Preferably, the processing is performed by using independently arranged post-filters at the time of forward smoothing, backward smoothing and time smoothing.
In order to better illustrate the solution of the present invention, some prior art documents are given below.
The following summary contains a description of general steps (e.g., steps 1-3):
Mahdi Parchami, Wei-Ping Zhu, Benoit Champagne, and Eric Plourde, Recent Developments in Speech Enhancement in the Short-Time Fourier Transform Domain , July 2016 IEEE Circuits and Systems Magazine 16(3):45-77
the classical noise reduction algorithm is described below:
Y. Ephraim and D. Malah, Speech enhancement using a minimum mean-square error short-time spectral amplitude estimator, IEEE Trans. Acoust., Speech, Signal Processing, vol. ASSP-32, no. 6, pp. 1109–1121, December 1984.

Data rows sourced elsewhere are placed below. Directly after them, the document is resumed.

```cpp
DTM_API int dtm_bn_apply_res_strided(const void* x, const float* ss, const void* res, void* y, void* mask, int N, int Ho,
                                     int Wo, int C, int Hi, int Wi, int s, int relu, void* stream) {
  if (C % 8 || (long)N * Ho * Wo * (C / 8) >= (1l << 31) || (Ho - 1) * s >= Hi || (Wo - 1) * s >= Wi) return -1;
  const uint32_t M = (uint32_t)N * Ho * Wo;
  const long total = (long)M * (C / 8);
  long blocks = (total + 255) / 256;
  if (blocks > 8192) blocks = 8192;
  hipLaunchKernelGGL(bn_apply_res_strided, dim3((int)blocks), dim3(256), 0, (hipStream_t)stream, (const bf16_t*)x, ss,
                     (const bf16_t*)res, (bf16_t*)y, (uint8_t*)mask, M, C, relu, make_fastdiv(C / 8), make_fastdiv(Wo),
                     make_fastdiv(Ho), Ho, Wo, Hi, Wi, s);
  return 0;
}

DTM_API void dtm_bn_bwd_reduce(const void* dy, const void* x, const void* ymask, const float* ss, float* sums, long M,
                               int C, int mask_mode, void* stream) {
  if (fast_ok(M, C)) {
    int blocks, rpb; fast_grid(M, C, &blocks, &rpb);
    float* ws = dtm_ws_get_stream((size_t)blocks * 2 * C, (hipStream_t)stream);
    hipLaunchKernelGGL(bn_bwd_reduce_fast, dim3(blocks), dim3(256), 0, (hipStream_t)stream, (const bf16_t*)dy,
                       (const bf16_t*)x, (const bf16_t*)ymask, ss, ws, (int)M, C, mask_mode, rpb);
    dtm_reduce_rows(ws, blocks, 2 * C, 2 * C, sums, (hipStream_t)stream);
    return;
  }
  long rpb = rows_per_block_for(M, C);
  int blocks = (int)((M + rpb - 1) / rpb);
  if (C % 8 == 0)
    hipLaunchKernelGGL(bn_bwd_reduce_kernel<8>, dim3(blocks), dim3(256), 0, (hipStream_t)stream, (const bf16_t*)dy,
                       (const bf16_t*)x, (const bf16_t*)ymask, ss, sums, M, C, mask_mode, rpb);
  else
    hipLaunchKernelGGL(bn_bwd_reduce_kernel<1>, dim3(blocks), dim3(256), 0, (hipStream_t)stream, (const bf16_t*)dy,
                       (const bf16_t*)x, (const bf16_t*)ymask, ss, sums, M, C, mask_mode, rpb);
}

DTM_API void dtm_bn_bwd_apply(const void* dy, const void* x, const void* ymask, const float* ss, const float* sums,
                              void* dx, void* gout, long M, int C, int mask_mode, int training, void* stream) {
  if (fast_ok(M, C)) {
    int blocks, rpb; fast_grid(M, C, &blocks, &rpb);
    hipLaunchKernelGGL(bn_bwd_apply_fast, dim3(blocks), dim3(256), 0, (hipStream_t)stream, (const bf16_t*)dy,
                       (const bf16_t*)x, (const bf16_t*)ymask, ss, sums, (bf16_t*)dx, (bf16_t*)gout, (int)M, C,
                       mask_mode, training, rpb);
    return;
  }
  if (C % 8 == 0)
    hipLaunchKernelGGL(bn_bwd_apply_kernel<8>, dim3(grid_for(M * C / 8)), dim3(256), 0, (hipStream_t)stream,
                       (const bf16_t*)dy, (const bf16_t*)x, (const bf16_t*)ymask, ss, sums, (bf16_t*)dx, (bf16_t*)gout,
                       M, C, mask_mode, training);
  else
    hipLaunchKernelGGL(bn_bwd_apply_kernel<1>, dim3(grid_for(M * C)), dim3(256), 0, (hipStream_t)stream,
                       (const bf16_t*)dy, (const bf16_t*)x, (const bf16_t*)ymask, ss, sums, (bf16_t*)dx, (bf16_t*)gout,
                       M, C, mask_mode, training);
}

DTM_API void dtm_bn_param_grad(const float* sums, float* dgamma, float* dbeta, int C, void* stream) {
  hipLaunchKernelGGL(bn_param_grad_kernel, dim3((C + 255) / 256), dim3(256), 0, (hipStream_t)stream, sums, dgamma,
                     dbeta, C);
}

static float* g_fin_acc[DTM_WS_SLOTS] = {};
static unsigned* g_fin_counter[DTM_WS_SLOTS] = {};
static int g_fin_k[DTM_WS_SLOTS] = {};

int dtm_bn_stats_finalize(const float* ws, int rows, int K, const float* gamma, const float* beta, float* mov_mean,
                          float* mov_var, float* ss, float count, float eps, float decay, int update, int bessel,
                          hipStream_t st) {
  return dtm_bn_stats_finalize_g(ws, rows, K, gamma, beta, mov_mean, mov_var, ss, count, eps, decay, update, bessel, st,
                                 nullptr);
}
int dtm_bn_stats_finalize_g(const float* ws, int rows, int K, const float* gamma, const float* beta, float* mov_mean,
                            float* mov_var, float* ss, float count, float eps, float decay, int update, int bessel,
                            hipStream_t st, const FinGroup* fg) {
  if (!dtm_device_ok()) return -9;
  const int k = dtm_ws_slot(st);
  if (K > g_fin_k[k]) {
    if (dtm_stream_capturing(st)) {
      dtm_ws_set_error(-10);
      return -4;
    }
    unsigned* cnt = nullptr;
    float* acc = nullptr;
    if (hipMalloc(&cnt, 64) != hipSuccess) return -4;
    if (hipMalloc(&acc, (size_t)2 * K * sizeof(float)) != hipSuccess) return -4;
    hipMemsetAsync(acc, 0, (size_t)2 * K * sizeof(float), st);
    hipMemsetAsync(cnt, 0, 64, st);
    if (g_fin_acc[k]) dtm_ws_note_retired();
    g_fin_acc[k] = acc;
    g_fin_counter[k] = cnt;
    g_fin_k[k] = K;
// ... 30 lines not shown
```

### csrc/kernels/conv_igemm.hip

```cpp
#include "common.h"
#include <cstdio>

namespace dtm {


struct ConvNTArgs {
  const bf16_t* x;
  const bf16_t* w;
  bf16_t* y;
  float* stats;
  const float* bias;
  const float* in_scale;
  const float* in_shift;
  uint32_t x_bytes, w_bytes;
  int N, Hin, Win, C, K, R, S, P, Q;
  int stride, pad_h, pad_w;
  int Hv, Wv;
  int M;
  int Kg;
  int relu;
  FastDiv fd_PQ, fd_Q;
  const bf16_t* add_src;
  int add_stride;
  int add_H, add_W;
// ... 2178 lines not shown
  typedef __attribute__((address_space(3))) short4v lds_s4;
  typedef __attribute__((address_space(3))) char lds_c;
  short8 P[2][4], Wa[2][2], Wb[2][2];
  auto frag = [&](const char* half, int ks, int m) -> short8 {
    lds_c* lb = (lds_c*)half;
    const int kb = ks * 32 + 8 * lg;
    const short4v lo = __builtin_amdgcn_ds_read_tr16_b64_v4i16((lds_s4*)(lb + tr_off<128>(kb + tq, m)));
    const short4v hi = __builtin_amdgcn_ds_read_tr16_b64_v4i16((lds_s4*)(lb + tr_off<128>(kb + 4 + tq, m)));
    return (short8){lo[0], lo[1], lo[2], lo[3], hi[0], hi[1], hi[2], hi[3]};
  };
  auto rd_p = [&](const char* s, int mi) {
#pragma unroll
    for (int ks = 0; ks < 2; ++ks)
#pragma unroll
      for (int jj = 0; jj < 4; ++jj) P[ks][jj] = frag(s + mi * HALF, ks, grp * 64 + jj * 16 + 4 * tp);
  };
  auto rd_w = [&](const char* s, int ni) {
#pragma unroll
    for (int ks = 0; ks < 2; ++ks)
#pragma unroll
      for (int ii = 0; ii < 2; ++ii) {
        const short8 v = frag(s + (2 + ni) * HALF, ks, wq * 32 + ii * 16 + 4 * tp);
        if (ni == 0) Wa[ks][ii] = v;
        else Wb[ks][ii] = v;
      }
  };
  auto mma = [&](int ni, int mi) {
#pragma unroll
    for (int ks = 0; ks < 2; ++ks)
#pragma unroll
      for (int ii = 0; ii < 2; ++ii)
#pragma unroll
        for (int jj = 0; jj < 4; ++jj)
          acc[ni][ii][mi][jj] = __builtin_amdgcn_mfma_f32_16x16x32_bf16(P[ks][jj], ni == 0 ? Wa[ks][ii] : Wb[ks][ii],
                                                                        acc[ni][ii][mi][jj], 0, 0, 0);
  };
  pp_mainloop(smem, BUF, nk, grp, issue, rd_p, rd_w, mma);

  float* slab = a.dw + (size_t)bz * a.K * a.Kg;
#pragma unroll
  for (int ni = 0; ni < 2; ++ni)
#pragma unroll
    for (int ii = 0; ii < 2; ++ii) {
      const int col = n0 + ni * 128 + wq * 32 + ii * 16 + li;
#pragma unroll
      for (int mi = 0; mi < 2; ++mi)
#pragma unroll
        for (int jj = 0; jj < 4; ++jj) {
          const int ko = m0 + mi * 128 + grp * 64 + jj * 16 + lg * 4;
          if (col < a.Kg) {
#pragma unroll
            for (int r = 0; r < 4; ++r)
              if (ko + r < a.K) slab[(size_t)(ko + r) * a.Kg + col] = acc[ni][ii][mi][jj][r];
          }
        }
    }
}

struct FlipDesc {
  const bf16_t* w;
  bf16_t* wt;
  int K, R, S, C;
  int st, ph, pw, pad_;
};

__host__ __device__ __forceinline__ void dec_dim(int R, int st, int pad, int a, int& r0, int& T, int& off) {
  r0 = ((a + pad) % st + st) % st;
  T = r0 < R ? (R - r0 + st - 1) / st : 0;
  off = (a + pad - r0) / st;
}
__host__ __device__ __forceinline__ size_t dec_block(int R, int S, int C, int K, int st, int ph, int pw, int a, int b) {
  size_t off = 0;
  for (int a2 = 0; a2 < st; ++a2)
    for (int b2 = 0; b2 < st; ++b2) {
      if (a2 == a && b2 == b) return off;
      int r0, Tr, o1, s0, Tu, o2;
      dec_dim(R, st, ph, a2, r0, Tr, o1);
      dec_dim(S, st, pw, b2, s0, Tu, o2);
      off += (size_t)C * K * Tr * Tu;
    }
  return off;
}
constexpr int FLIP_T = 64;
__device__ __forceinline__ void flip_tile(const FlipDesc& f, int tile, uint16_t (*lds)[FLIP_T + 2]) {
  const int kt = (f.K + FLIP_T - 1) / FLIP_T, ct = (f.C + FLIP_T - 1) / FLIP_T;
  const int rs = tile / (kt * ct), rem = tile % (kt * ct);
  const int k0 = (rem / ct) * FLIP_T, c0 = (rem % ct) * FLIP_T;
  const int r = rs / f.S, s = rs % f.S;
  const int rs2 = (f.R - 1 - r) * f.S + (f.S - 1 - s);
  const uint16_t* w = (const uint16_t*)f.w;
  uint16_t* wt = (uint16_t*)f.wt;
  const size_t RS = (size_t)f.R * f.S;
  size_t dRS = RS, drs = rs2;
  if (f.st > 1) {
    const int a = ((r - f.ph) % f.st + f.st) % f.st, b = ((s - f.pw) % f.st + f.st) % f.st;
    int r0, Tr, o1, s0, Tu, o2;
    dec_dim(f.R, f.st, f.ph, a, r0, Tr, o1);
    dec_dim(f.S, f.st, f.pw, b, s0, Tu, o2);
    const int tq = Tr - 1 - (r - r0) / f.st, uq = Tu - 1 - (s - s0) / f.st;
    wt += dec_block(f.R, f.S, f.C, f.K, f.st, f.ph, f.pw, a, b);
    dRS = (size_t)Tr * Tu;
    drs = (size_t)tq * Tu + uq;
  }
#pragma unroll 4
  for (int i = threadIdx.x; i < FLIP_T * FLIP_T; i += 256) {
    const int kk = i / FLIP_T, cc = i % FLIP_T;
    const int k = k0 + kk, c = c0 + cc;
    if (k < f.K && c < f.C) lds[kk][cc] = w[((size_t)k * RS + rs) * f.C + c];
  }
  __syncthreads();
#pragma unroll 4
  for (int i = threadIdx.x; i < FLIP_T * FLIP_T; i += 256) {
    const int cc = i / FLIP_T, kk = i % FLIP_T;
    const int k = k0 + kk, c = c0 + cc;
    if (k < f.K && c < f.C) wt[((size_t)c * dRS + drs) * f.K + k] = lds[kk][cc];
  }
  __syncthreads();
}

__device__ __forceinline__ int flip_tiles(const FlipDesc& f) {
  return ((f.K + FLIP_T - 1) / FLIP_T) * ((f.C + FLIP_T - 1) / FLIP_T) * f.R * f.S;
}

__global__ __launch_bounds__(256) void weight_flip_batched_kernel(const FlipDesc* __restrict__ descs) {
  __shared__ uint16_t lds[FLIP_T][FLIP_T + 2];
  const FlipDesc f = descs[blockIdx.y];
  const int n = flip_tiles(f);
  for (int t = blockIdx.x; t < n; t += gridDim.x) flip_tile(f, t, lds);
}

__global__ __launch_bounds__(256) void weight_flip_tiled_kernel(FlipDesc f) {
  __shared__ uint16_t lds[FLIP_T][FLIP_T + 2];
  const int n = flip_tiles(f);
  for (int t = blockIdx.x; t < n; t += gridDim.x) flip_tile(f, t, lds);
}

}

using namespace dtm;

struct ConvDesc {
  int N, H, W, C, K, R, S, P, Q, stride, pad_h, pad_w;
  int pix_bytes;
  int dec;
};
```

a very common noise reduction method is referred to as follows:
Timo Gerkmann, and Richard C. Hendriks, Unbiased MMSE-Based Noise Power Estimation with Low Complexity and Low Tracking Delay [435 citations] May 2012IEEE Transactions on Audio Speech and Language Processing 20(4):1383-1393,
It will be apparent that the described embodiments are only some, but not all, embodiments of the invention. All other embodiments, which can be made by those skilled in the art based on the embodiments of the invention without making any inventive effort, are intended to be within the scope of the invention.